Computerized devices control almost every aspect of our life—from writing documents to controlling traffic lights. However, computerized devices are bug-prone, and thus require a testing phase in which the bugs should be discovered. The testing phase is considered one of the most difficult tasks in designing a computerized device. The cost of not discovering a bug may be enormous, as the consequences of the bug may be disastrous. For example, a bug may cause the injury of a person relying on the designated behavior of the computerized device. Additionally, a bug in hardware or firmware may be expensive to fix, as patching it requires call-back of the computerized device. Hence, many developers of computerized devices invest a substantial portion of the development cycle to discover erroneous behaviors of the computerized device.
During testing phase, developers, QA staff members, and the like test application to verify that a newly developed application operates properly. In some cases, test cases (also referred to simply as “tests”) may be devised to provide stimuli to the application, and enable testing whether its operation is correct (e.g., as expected).

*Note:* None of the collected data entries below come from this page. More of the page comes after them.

__global__ __launch_bounds__(512, 2) void pool_windows_kernel(PoolArgs a)
{
    __shared__ float4 s_win0[(kMaxSlots + 3) / 4 * 4 * 16], s_win1[(kMaxSlots + 3) / 4 * 4 * 16];
    __shared__ __align__(16) unsigned char s_rec0[kTileBoxes * kRecBytes], s_rec1[kTileBoxes * kRecBytes];
    const int tid = threadIdx.x, wave = uniform_i(tid >> 6), lane = tid & 63, grp = lane >> 4, cq = lane & 15;
    const long long n_units = (long long)a.n_views * a.n_tiles * 4;
    const int nblk = gridDim.x;
    const int lb = (int)xcd_contiguous(blockIdx.x, (nblk + 7) / 8);
    if (lb >= nblk) return;
    const long long u_begin = n_units * lb / nblk, u_end = n_units * (lb + 1) / nblk;
    if (u_begin >= u_end) return;
    const int Wp = a.Wf + 2;
    const size_t img_stride = (size_t)(a.Hf + 2) * Wp * kSlotBytes;

    auto header_of = [&](long long u, i32x8 &hd) {
        const unsigned char *p = a.hdrs + (size_t)(u >> 2) * kHdrBytes;
        hd = *reinterpret_cast<const __attribute__((address_space(4))) i32x8 *>((size_t)p);
    };
    auto header_wait = [&](i32x8 &) {};
    struct Pos { int item, q, view, tl, tw; };
    auto pos_of = [&](long long u) {
        Pos p;
        p.item = (int)(u >> 2); p.q = (int)(u & 3);
        p.view = p.item / a.n_tiles;
        const int tile = p.item - p.view * a.n_tiles;
        p.tl = tile / a.tiles_w; p.tw = tile - p.tl * a.tiles_w;
        return p;
    };
    auto advance = [&](Pos &p) {
        if (++p.q == 4) {
            p.q = 0; ++p.item;
            if (++p.tw == a.tiles_w) {
                p.tw = 0;
                if (++p.tl * a.tiles_w >= a.n_tiles) { p.tl = 0; ++p.view; }
            }
        }
    };
    auto fetch = [&](auto buf_tag, const Pos &ps, const i32x8 &hd) {
        constexpr int B = decltype(buf_tag)::value;
        const int item = ps.item, q = ps.q, view = ps.view;
        const int flags = hd[0], n_slots = hd[1], cwid = hd[2], inv = hd[3], x0 = hd[4], t0 = hd[5], top_rows = hd[6], b0 = hd[7];
        if (wave < 3) {
            const unsigned char *src = a.recs + (size_t)item * kTileBoxes * kRecBytes + wave * 1024 + lane * 16;
            __builtin_amdgcn_global_load_lds((const __attribute__((address_space(1))) void *)src,
                                             (__attribute__((address_space(3))) void *)((B ? s_rec1 : s_rec0) + wave * 1024), 16, 0, 0);
        }
        if ((flags & kTileLive) && !(flags & kTileDirect)) {
            const char *img = reinterpret_cast<const char *>(a.integral) + view * img_stride + q * 256 + cq * 16;
            for (int s = 4 * wave; s < n_slots; s += 32) {
                const int sl = min(s + grp, n_slots - 1);
                const int wr = (sl * inv) >> 16, wc = sl - wr * cwid;
                const int y = wr < top_rows ? t0 + wr : b0 + (wr - top_rows), x = x0 + wc;
                const char *src = img + ((size_t)(y + 1) * Wp + (x + 1)) * kSlotBytes;
                __builtin_amdgcn_global_load_lds((const __attribute__((address_space(1))) void *)src,
                                                 (__attribute__((address_space(3))) void *)((B ? s_win1 : s_win0) + s * 16), 16, 0, 0);
            }
        }
    };
    float4 keep = make_float4(0.f, 0.f, 0.f, 0.f);
    float *keep_at = nullptr;
    auto flush = [&]() {
        if (keep_at) {
            typedef float nt4 __attribute__((ext_vector_type(4)));
            const nt4 x = {keep.x, keep.y, keep.z, keep.w};
            __builtin_nontemporal_store(x, reinterpret_cast<nt4 *>(keep_at));
        }
    };
    auto pool = [&](auto buf_tag, const Pos &ps, int flags) {
        constexpr int B = decltype(buf_tag)::value;
        const int q = ps.q, view = ps.view, tl = ps.tl, tw = ps.tw;
        if (flags & kTileDirect) {
            keep_at = nullptr;
            return;
        }
        const int b = 4 * wave + grp;
        const int cl = tl * kTileL + (b >> 3), cw = tw * kTileW + (b & 7);
        uint4 r[6];
        {
            const unsigned ra = (unsigned)(size_t)(__attribute__((address_space(3))) unsigned char *)(B ? s_rec1 : s_rec0) + (unsigned)(b * kRecBytes);
            asm volatile("ds_read_b128 %0, %6\n\tds_read_b128 %1, %6 offset:16\n\tds_read_b128 %2, %6 offset:32\n\t"
                         "ds_read_b128 %3, %6 offset:48\n\tds_read_b128 %4, %6 offset:64\n\tds_read_b128 %5, %6 offset:80\n\t"
                         "s_waitcnt lgkmcnt(0)"
                         : "=&v"(r[0]), "=&v"(r[1]), "=&v"(r[2]), "=&v"(r[3]), "=&v"(r[4]), "=&v"(r[5]) : "v"(ra) : "memory");
        }
        const float wt[16] = {__uint_as_float(r[0].x), __uint_as_float(r[0].y), __uint_as_float(r[0].z), __uint_as_float(r[0].w),
                              __uint_as_float(r[1].x), __uint_as_float(r[1].y), __uint_as_float(r[1].z), __uint_as_float(r[1].w),
                              __uint_as_float(r[2].x), __uint_as_float(r[2].y), __uint_as_float(r[2].z), __uint_as_float(r[2].w),
                              __uint_as_float(r[3].x), __uint_as_float(r[3].y), __uint_as_float(r[3].z), __uint_as_float(r[3].w)};
        const float rcp = __uint_as_float(r[4].x), masked = __uint_as_float(r[5].z), area = __uint_as_float(r[5].w);
        const bool vis = (r[4].y & (unsigned)kVis) != 0u;
        unsigned rws[4] = {r[4].z & 0xffffu, r[4].z >> 16, r[4].w & 0xffffu, r[4].w >> 16};
        unsigned cls[4] = {r[5].x & 0xffffu, r[5].x >> 16, r[5].y & 0xffffu, r[5].y >> 16};
#pragma unroll
        for (int k = 0; k < 4; ++k) {
            rws[k] = vis ? rws[k] : 0u;
            cls[k] = vis ? cls[k] : 0u;
        }
        typedef float nf4 __attribute__((ext_vector_type(4)));
        nf4 t[4][4];
        {
            const unsigned wa = (unsigned)(size_t)(__attribute__((address_space(3))) float4 *)(B ? s_win1 : s_win0) + (unsigned)(cq * 16);
            unsigned ad[4][4];
#pragma unroll
            for (int i = 0; i < 4; ++i)
#pragma unroll
                for (int j = 0; j < 4; ++j) ad[i][j] = wa + (rws[i] + cls[j]) * 256u;
#pragma unroll
            for (int i = 0; i < 4; i += 2)
                asm volatile("ds_read_b128 %0, %8\n\tds_read_b128 %1, %9\n\tds_read_b128 %2, %10\n\tds_read_b128 %3, %11\n\t"
                             "ds_read_b128 %4, %12\n\tds_read_b128 %5, %13\n\tds_read_b128 %6, %14\n\tds_read_b128 %7, %15"
                             : "=&v"(t[i][0]), "=&v"(t[i][1]), "=&v"(t[i][2]), "=&v"(t[i][3]), "=&v"(t[i + 1][0]), "=&v"(t[i + 1][1]),
                               "=&v"(t[i + 1][2]), "=&v"(t[i + 1][3])
                             : "v"(ad[i][0]), "v"(ad[i][1]), "v"(ad[i][2]), "v"(ad[i][3]), "v"(ad[i + 1][0]), "v"(ad[i + 1][1]),
                               "v"(ad[i + 1][2]), "v"(ad[i + 1][3])
                             : "memory");
            asm volatile("s_waitcnt lgkmcnt(0)"
                         : "+v"(t[0][0]), "+v"(t[0][1]), "+v"(t[0][2]), "+v"(t[0][3]), "+v"(t[1][0]), "+v"(t[1][1]), "+v"(t[1][2]), "+v"(t[1][3]),
                           "+v"(t[2][0]), "+v"(t[2][1]), "+v"(t[2][2]), "+v"(t[2][3]), "+v"(t[3][0]), "+v"(t[3][1]), "+v"(t[3][2]), "+v"(t[3][3])
                         :: "memory");
        }
        auto f4 = [](const nf4 &v) { return make_float4(v.x, v.y, v.z, v.w); };
        const float4 lt = sample4(f4(t[0][0]), f4(t[0][1]), f4(t[1][0]), f4(t[1][1]), wt[0], wt[1], wt[2], wt[3]);
        const float4 rb = sample4(f4(t[2][2]), f4(t[2][3]), f4(t[3][2]), f4(t[3][3]), wt[4], wt[5], wt[6], wt[7]);
        const float4 rt = sample4(f4(t[0][2]), f4(t[0][3]), f4(t[1][2]), f4(t[1][3]), wt[8], wt[9], wt[10], wt[11]);
        const float4 lb2 = sample4(f4(t[2][0]), f4(t[2][1]), f4(t[3][0]), f4(t[3][1]), wt[12], wt[13], wt[14], wt[15]);
        float4 res = make_float4(box_mean(lt.x, rb.x, rt.x, lb2.x, area, rcp), box_mean(lt.y, rb.y, rt.y, lb2.y, area, rcp),
                                 box_mean(lt.z, rb.z, rt.z, lb2.z, area, rcp), box_mean(lt.w, rb.w, rt.w, lb2.w, area, rcp));
        if (!vis) res = make_float4(masked, masked, masked, masked);
        const bool inside = cl < a.L && cw < a.W;
        keep = res;
        keep_at = inside ? a.vox + ((size_t)view * a.L * a.W + (size_t)cl * a.W + cw) * kC + q * 64 + cq * 4 : nullptr;
    };

    i32x8 hc, hn;
    header_of(u_begin, hc);
    header_wait(hc);
    Pos pc = pos_of(u_begin), pn = pc;
    fetch(std::integral_constant<int, 0>{}, pc, hc);
    advance(pn);
    if (u_begin + 1 < u_end) header_of(u_begin + 1, hn);
    for (long long u = u_begin; u < u_end; u += 2) {
        asm volatile("s_waitcnt vmcnt(0)" ::: "memory");
        __builtin_amdgcn_s_barrier();
        asm volatile("" ::: "memory");
        flush();
        if (u + 1 < u_end) {
            header_wait(hn);
            fetch(std::integral_constant<int, 1>{}, pn, hn);
        }
        pool(std::integral_constant<int, 0>{}, pc, hc[0]);
        if (u + 1 >= u_end) break;
        hc = hn;
        pc = pn;
        advance(pn);
        if (u + 2 < u_end) header_of(u + 2, hn);
        asm volatile("s_waitcnt vmcnt(0)" ::: "memory");
        __builtin_amdgcn_s_barrier();
        asm volatile("" ::: "memory");
        flush();
        if (u + 2 < u_end) {
            header_wait(hn);
            fetch(std::integral_constant<int, 0>{}, pn, hn);
        }
        pool(std::integral_constant<int, 1>{}, pc, hc[0]);
        hc = hn;
        pc = pn;
        advance(pn);
        if (u + 3 < u_end) header_of(u + 3, hn);
    }
    flush();
}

However, as the total number of possible stimuli is usually large, testing can only falsify the requirements (i.e., exhibit execution in which the requirements are not met), but cannot verify correctness (i.e., prove that every execution conforms to the requirements). A measurement may be used to determine whether sufficient testing of the application was performed. Coverage analysis provides one such measurement.
A coverage model defines coverage tasks. A coverage measurement may be measured by comparing the number of covered coverage tasks with the total number of coverage tasks defined by the coverage model. For example, if the coverage model defines coverage tasks for each function of the application, and a function that is invoked during execution is considered as covering the correlating coverage task, then the greater the number of different functions that are invoked during the entire testing process, the higher the coverage measurement.

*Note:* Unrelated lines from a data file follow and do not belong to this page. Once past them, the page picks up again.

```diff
+                const int64_t i0 = (bw + j) * MC3_BLK + lane * 4;
+                s[j] = 0;
+                for (int k = 0; k < 4; k++) if (i0 + k < nseg) s[j] += seg_cnt[i0 + k];
+            }
+        }
+        u32 mine = 0;
+#pragma unroll
+        for (int j = 0; j < 16; j++) {
+            const u32 t = wave_sum(s[j]);
+            if (lane == j) mine = t;
+        }
+        const u32 inc = wave_inclusive_scan(mine);
+        if (lane == 63) wtot[w] = inc;
+        __syncthreads();
+        u32 pre = carry, all = 0;
+#pragma unroll
+        for (int k = 0; k < 4; k++) {
+            if (k < w) pre += wtot[k];
+            all += wtot[k];
+        }
+        if (lane < 16 && bw + lane < nblk) seg_blk[bw + lane] = pre + inc;
+        carry += all;
+        __syncthreads();
+    }
+    if (threadIdx.x == 0) {
+        seg_blk[nblk + blockIdx.x] = carry;
+        if (blockIdx.x == 0) tot[1] = tot[2] = tot[3] = tot[4] = tot[5] = tot[6] = tot[7] = 0ull;
+    }
 }
 
 template <int K>
@@ -812,37 +864,46 @@
     for (int k = 0; k < K; k++) total_out[k] = wide[k];
 }
 
-__global__ __launch_bounds__(1024) void mc3_scan_seg_kernel(u32 *__restrict__ seg_blk, int64_t nblk, u64 *__restrict__ tot)
-{
-    __shared__ u32 lds[17];
-    u64 total;
-    scan_small_inplace<1>(seg_blk, 0, nblk, &total, lds);
-    if (threadIdx.x == 0) {
-        tot[0] = total;
-        tot[1] = tot[2] = tot[4] = tot[5] = tot[6] = tot[7] = 0ull;
-        tot[3] = total > 0xffffffffull ? 1ull : 0ull;
-    }
-}
-
 __global__ __launch_bounds__(MC3_BLK) void mc3_list_kernel(const McGrid g, const u32 *__restrict__ seg_cnt,
-                                                           const u32 *__restrict__ seg_blk, const u64 *__restrict__ seg_act,
-                                                           int64_t nseg, u32 *__restrict__ seg_aoff, u64 *__restrict__ vox_key,
-                                                           u32 cap, u64 *__restrict__ tot)
-{
-    __shared__ u32 wsum[4];
+                                                           const u32 *__restrict__ seg_blk, int64_t nblk, int gshift,
+                                                           const u64 *__restrict__ seg_act, int64_t nseg,
+                                                           u32 *__restrict__ seg_aoff, u64 *__restrict__ vox_key, u32 cap,
+                                                           u64 *__restrict__ tot)
+{
+    __shared__ u32 wsum[4], s_base;
+    __shared__ u64 s_all;
     const int lane = threadIdx.x & 63, w = threadIdx.x >> 6;
-    const int64_t seg = (int64_t)blockIdx.x * MC3_BLK + threadIdx.x;
+    const int64_t blk = blockIdx.x, seg = blk * MC3_BLK + threadIdx.x;
     const u32 cnt = seg < nseg ? seg_cnt[seg] : 0u;
+    const u32 prev = (blk & (((int64_t)1 << gshift) - 1)) ? seg_blk[blk - 1] : 0u;
+    if (w == 0) {
+        const int64_t grp = blk >> gshift, ngrp = ((nblk - 1) >> gshift) + 1;
+        u32 base = 0;
+        u64 all = 0;
+        for (int64_t t = lane; t < ngrp; t += 64) {
+            const u32 v = seg_blk[nblk + t];
+            all += v;
+            if (t < grp) base += v;
+        }
+        base = wave_sum(base);
+        all = wave_sum64(all);
+        if (lane == 0) { s_base = base; s_all = all; }
+    }
     const u32 inc = wave_inclusive_scan(cnt);
     if (lane == 63) wsum[w] = inc;
     __syncthreads();
-    u32 o = seg_blk[blockIdx.x] + inc - cnt;
+    u32 o = prev + s_base + inc - cnt;
     for (int k = 0; k < w; k++) o += wsum[k];
+    const u64 all = s_all;
+    if (blk == 0 && threadIdx.x == 0) {
+        tot[0] = all;
+        if (all > 0xffffffffull) atomicOr((unsigned long long *)&tot[3], 1ull);
+    }
     if (seg >= nseg) return;
     seg_aoff[seg] = o;
     if (seg == nseg - 1) seg_aoff[nseg] = o + cnt;
     if (cnt == 0) return;
-    if ((u64)o + cnt > (u64)cap || tot[0] > (u64)cap) {
+    if ((u64)o + cnt > (u64)cap || all > (u64)cap) {
         if (o <= cap) atomicOr((unsigned long long *)&tot[3], 1ull);
         return;
     }
@@ -859,10 +920,11 @@
     if (cap <= 0 || cap >= 0x1fffffffll) return TOMO_E_SIZE;
     const int64_t nseg = (int64_t)Nz * Ny * g.segs_per_row, nblk = ceil_div64(nseg, MC3_BLK);
     if (nblk > 0x7fffffff) return TOMO_E_SIZE;
+    const int gshift = mc3_group_shift(nblk);
     hipStream_t s = (hipStream_t)stream;
-    hipLaunchKernelGGL(mc3_segsum_kernel, dim3((unsigned)ceil_div64(nblk, 4)), dim3(256), 0, s, seg_cnt, nseg, seg_blk, nblk);
-    hipLaunchKernelGGL(mc3_scan_seg_kernel, dim3(1), dim3(1024), 0, s, seg_blk, nblk, (u64 *)tot);
-    hipLaunchKernelGGL(mc3_list_kernel, dim3((unsigned)nblk), dim3(MC3_BLK), 0, s, g, seg_cnt, (const u32 *)seg_blk,
+    hipLaunchKernelGGL(mc3_segsum_kernel, dim3((unsigned)ceil_div64(nblk, (int64_t)1 << gshift)), dim3(256), 0, s, seg_cnt, nseg,
+                       seg_blk, nblk, gshift, (u64 *)tot);
+    hipLaunchKernelGGL(mc3_list_kernel, dim3((unsigned)nblk), dim3(MC3_BLK), 0, s, g, seg_cnt, (const u32 *)seg_blk, nblk, gshift,
                        (const u64 *)seg_act, nseg, seg_aoff, (u64 *)vox_key, (u32)cap, (u64 *)tot);
     return tomo_status();
 }
diff --git a/tomography_3d_reconstructor_amd/pipeline.py b/tomography_3d_reconstructor_amd/pipeline.py
--- a/tomography_3d_reconstructor_amd/pipeline.py
+++ b/tomography_3d_reconstructor_amd/pipeline.py
@@ -2799,12 +2799,14 @@
         self.seg_cnt = torch.empty(nseg, dtype=torch.int32, device=dev)
         _lib.check(L.tomo_mc_classify(_p(f.signs), _p(f.gcls), f.Nz, f.Ny, f.Nx, f.xorg, _p(self.seg_act), _p(self.seg_cnt), _stream()),
                    "tomo_mc_classify")
-        self.seg_blk = torch.empty((nseg + 255) // 256, dtype=torch.int32, device=dev)
+        self.seg_blk = torch.empty(L.tomo_mc3_list_blk_words(nseg), dtype=torch.int32, device=dev)
         self.seg_aoff = torch.empty(nseg + 1, dtype=torch.int32, device=dev)
 
     def build_list(self, cap):
         f, self.cap = self.field, cap
         self.vox_key = torch.empty(cap, dtype=torch.int64, device=f.data.device)
+        if self.seg_blk.numel() < _lib.lib().tomo_mc3_list_blk_words(self.seg_cnt.numel()):
+            raise ValueError("seg_blk is shorter than tomo_mc3_list_blk_words(nseg)")
         _lib.check(_lib.lib().tomo_mc3_list(f.Nz, f.Ny, f.Nx, f.xorg, _p(self.seg_cnt), _p(self.seg_act), _p(self.seg_blk), _p(self.seg_aoff),
                                             _p(self.vox_key), cap, _p(self.tot), _stream()), "tomo_mc3_list")
 
```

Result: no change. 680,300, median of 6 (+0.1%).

Various coverage models exist. Each defines different coverage tasks. A code coverage model defines coverage tasks associated with code elements of the source code of the Software-Under-Test (SUT). Various types of code coverage models exist, such as: function coverage (a coverage task is the execution of a function), statement coverage (a coverage task is the execution of a statement), branch coverage (a coverage task is traversing a control flow edge (i.e., taking a “branch”)), decision coverage (a coverage task is each control structure in the SUT (such as an if statement); each control structure should be evaluated both to true and false), condition coverage, also known as predicate coverage (a coverage task is each Boolean sub-expression used by the SUT; each Boolean expression should be evaluated both to true and false), condition/decision coverage (a combination of condition coverage and decision coverage), modified condition/decision coverage (MC/DC) (adds to the condition/decision coverage metric the requirement that each condition should affect the decision outcome independently), path coverage (a coverage task is every possible route through the code of the SUT), Exit/entry coverage (a coverage task is every possible invocation and return of each function), and the like.
After coverage is measured, review and analysis of the testing phase may be performed to improve it based on the measured coverage. One example would be to determine whether “sufficient” testing was performed. In some cases, should the coverage measurement by above a predetermined threshold, it may be concluded that “sufficient” testing was performed. Another example would be to design a test that would cover an uncovered coverage task. Yet another example would be to perform test selection: selection of a subset of executed tests that would induce the same coverage measurement. Test selection may enable future testing to be more efficient by reducing duplicity. Yet another example would be to group several related uncovered coverage tasks into sets, and thus reducing the total number of items the user needs to review.